Only lines containing the string "include" belong in the answer; find them in the records and copy them.

Stored data:
%%

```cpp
static uint32_t lineruns_rows_for(const EmitArgs &a)
{
    if (a.record_size == 0u || a.max_line_bytes == 0ull || a.max_line_bytes > 15328ull) return 0u;
    const uint32_t row_text = 4u * a.kept_count + 1u;
    const uint32_t max_prefix = (uint32_t)a.max_line_bytes - row_text;
    uint32_t b = 1040u / a.record_size;
    if (a.kept_idx && b) b--;
    b = std::min<uint32_t>(b, 15328u / (uint32_t)a.max_line_bytes);
    b = std::min<uint32_t>(b, kLrMaxRows);
    if (max_prefix) b = std::min<uint32_t>(b, (kLrPfxBytes - 16u) / max_prefix - (((kLrPfxBytes - 16u) / max_prefix) ? 1u : 0u));
    return b;
}

uint32_t gt_lineruns_rows(const EmitArgs &a) { return lineruns_rows_for(a); }

bool gt_lineruns_applicable(const EmitArgs &a)
{
    const bool samples_ok = a.kept_idx == nullptr ? a.sample_count >= 8u : (a.sample_count <= kTabMaxSamples && a.kept_count >= 8u);
    return samples_ok && a.line_off != nullptr && a.prefix_off != nullptr && !gathered(a) &&
           (a.n_variants <= 1 || a.record_stride == a.record_size) && a.work_counters != nullptr && lineruns_rows_for(a) >= 2u;
}

hipError_t launch_gt_lineruns(const EmitArgs &a, const Tuning &t, int num_cus, hipStream_t stream)
{
    if (a.n_variants == 0) return hipSuccess;
    if (!gt_lineruns_applicable(a)) return hipErrorInvalidValue;
    WideParams p;
    p.row_bytes = 4ull * a.kept_count + 1ull;
    p.total_bytes = 0ull;
    p.head = (uint32_t)(((uint64_t)(uintptr_t)a.out) & 127ull);
    p.n_ranges = t.wide_ranges > 0 ? (uint32_t)t.wide_ranges : 2u;
    p.spans_per_row = 1u;
    const uint32_t b_max = lineruns_rows_for(a);
    p.run_rows = t.runs_rows > 0 && (uint32_t)t.runs_rows < b_max ? (uint32_t)t.runs_rows : b_max;
    p.run_rec = a.record_size;
    p.magic = 0u;
    p.pfx_shift = 0u;
    p.n_items = ((uint64_t)a.n_variants + p.run_rows - 1ull) / p.run_rows;
    constexpr int kStorers = 3;
    const uint64_t need = (p.n_items + (uint64_t)kStorers - 1ull) / (uint64_t)kStorers;
    void (*dk)(EmitArgs, WideParams) = a.kept_idx ? gt_lineruns_kernel<kStorers, true> : gt_lineruns_kernel<kStorers, false>;
    constexpr int threads = 64 * (kStorers + 1);
    int per_cu = 0;
    if (hipOccupancyMaxActiveBlocksPerMultiprocessor(&per_cu, dk, threads, 0) != hipSuccess || per_cu < 1) per_cu = 1;
    if (t.wide_blocks_per_cu > 0) per_cu = t.wide_blocks_per_cu;
    const uint64_t cap = (uint64_t)num_cus * (uint64_t)per_cu;
    hipLaunchKernelGGL(dk, dim3((uint32_t)(need < cap ? need : cap)), dim3(threads), 0, stream, a, p);
    return hipGetLastError();
}

}
```

pgen_rs_amd/csrc/kernels.h:

```cpp
#pragma once
#include <hip/hip_runtime.h>
#include <stdint.h>

namespace pgenhip {

struct RowSource {
    const uint8_t *records;
    uint64_t record_stride;
    const uint32_t *variant_idx;
    const uint64_t *record_off;
    uint32_t n_variants;
    uint32_t sample_count;
    uint32_t record_size;
};

struct EmitArgs : RowSource {
    const uint32_t *kept_idx;
    uint32_t kept_count;
    uint8_t *out;
    uint64_t out_stride;
    const uint8_t *prefix_blob;
    const uint64_t *prefix_off;
    const uint64_t *line_off;
    uint64_t max_line_bytes;
    uint64_t *work_counters;
};

constexpr uint32_t kMaxQueueRanges = 64;

struct Tuning {
    int wide_blocks_per_cu = 0;
    int wide_ranges = 0;
    int flat_blocks_per_cu = 64;
    int scan_blocks_per_cu = 0;
    int pick_batch_bytes = 32768;
    int scan_xcd_map = 1;
    int scan_chunk_rows = 0;
    int scan_two_pass = 1;
    int rowpick_blocks_per_cu = 0;
    int scan_rowpick = 1;
    int align_stores = 1;
    int runs_rows = 0;
    int scount_slices = 0;
    int matrix_blocks = 0;
};

__host__ __device__ inline bool gathered(const RowSource &a) { return a.variant_idx != nullptr || a.record_off != nullptr; }

hipError_t launch_gt_rows(const EmitArgs &a, int num_cus, hipStream_t stream);

bool gt_flat_applicable(const EmitArgs &a);
hipError_t launch_gt_flat(const EmitArgs &a, const Tuning &t, int num_cus, hipStream_t stream);

bool gt_wide_applicable(const EmitArgs &a);
bool gt_wide_lines_applicable(const EmitArgs &a);
hipError_t launch_gt_wide(const EmitArgs &a, const Tuning &t, int num_cus, hipStream_t stream);
bool gt_runs_applicable(const EmitArgs &a);
bool gt_runs_preferred(const EmitArgs &a);
hipError_t launch_gt_runs(const EmitArgs &a, const Tuning &t, int num_cus, hipStream_t stream);
bool gt_lineruns_applicable(const EmitArgs &a);
uint32_t gt_lineruns_rows(const EmitArgs &a);
hipError_t launch_gt_lineruns(const EmitArgs &a, const Tuning &t, int num_cus, hipStream_t stream);

constexpr uint32_t kScanSegmentSamples = 16384u;
struct ScanArgs {
    const uint32_t *seg_rank;
    uint32_t max_seg_count;
    uint32_t align_stores;
};
constexpr uint32_t kCompactMaxSegCodes = 4096u;
hipError_t launch_gt_scan(const EmitArgs &a, const ScanArgs &sc, const Tuning &t, int num_cus, hipStream_t stream, bool compact = false);

constexpr uint32_t kRowPickMaxKept = 16384u;
bool gt_rowpick_applicable(const EmitArgs &a, int num_cus);
uint32_t gt_rowpick_resident_waves(const EmitArgs &a, const Tuning &t, int num_cus, bool compact);
hipError_t launch_gt_rowpick(const EmitArgs &a, const ScanArgs &sc, const Tuning &t, int num_cus, hipStream_t stream, bool compact = false);

bool gt_pick_applicable(const EmitArgs &a);
hipError_t launch_gt_pick(const EmitArgs &a, const Tuning &t, int num_cus, hipStream_t stream);

struct CountArgs : RowSource {
    uint32_t kept_count;
    const uint8_t *kept_mask;
    uint32_t *counts;
};
inline size_t gt_count_mask_bytes(uint32_t record_size) { return 16u * ((size_t)(record_size + 30u) / 16u + 2u); }
uint32_t gt_count_lanes_per_row(uint32_t record_size);
hipError_t launch_gt_count(const CountArgs &a, bool wave_per_row, int num_cus, hipStream_t stream);

struct ScountArgs : RowSource {
    const uint8_t *kept_mask;
    const uint32_t *kept_rank;
    uint32_t *counts;
};
// ... 26 lines not shown
```

Baseline: 1482 billion.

%%

*Finished exercise:*
#include <hip/hip_runtime.h>
#include <stdint.h>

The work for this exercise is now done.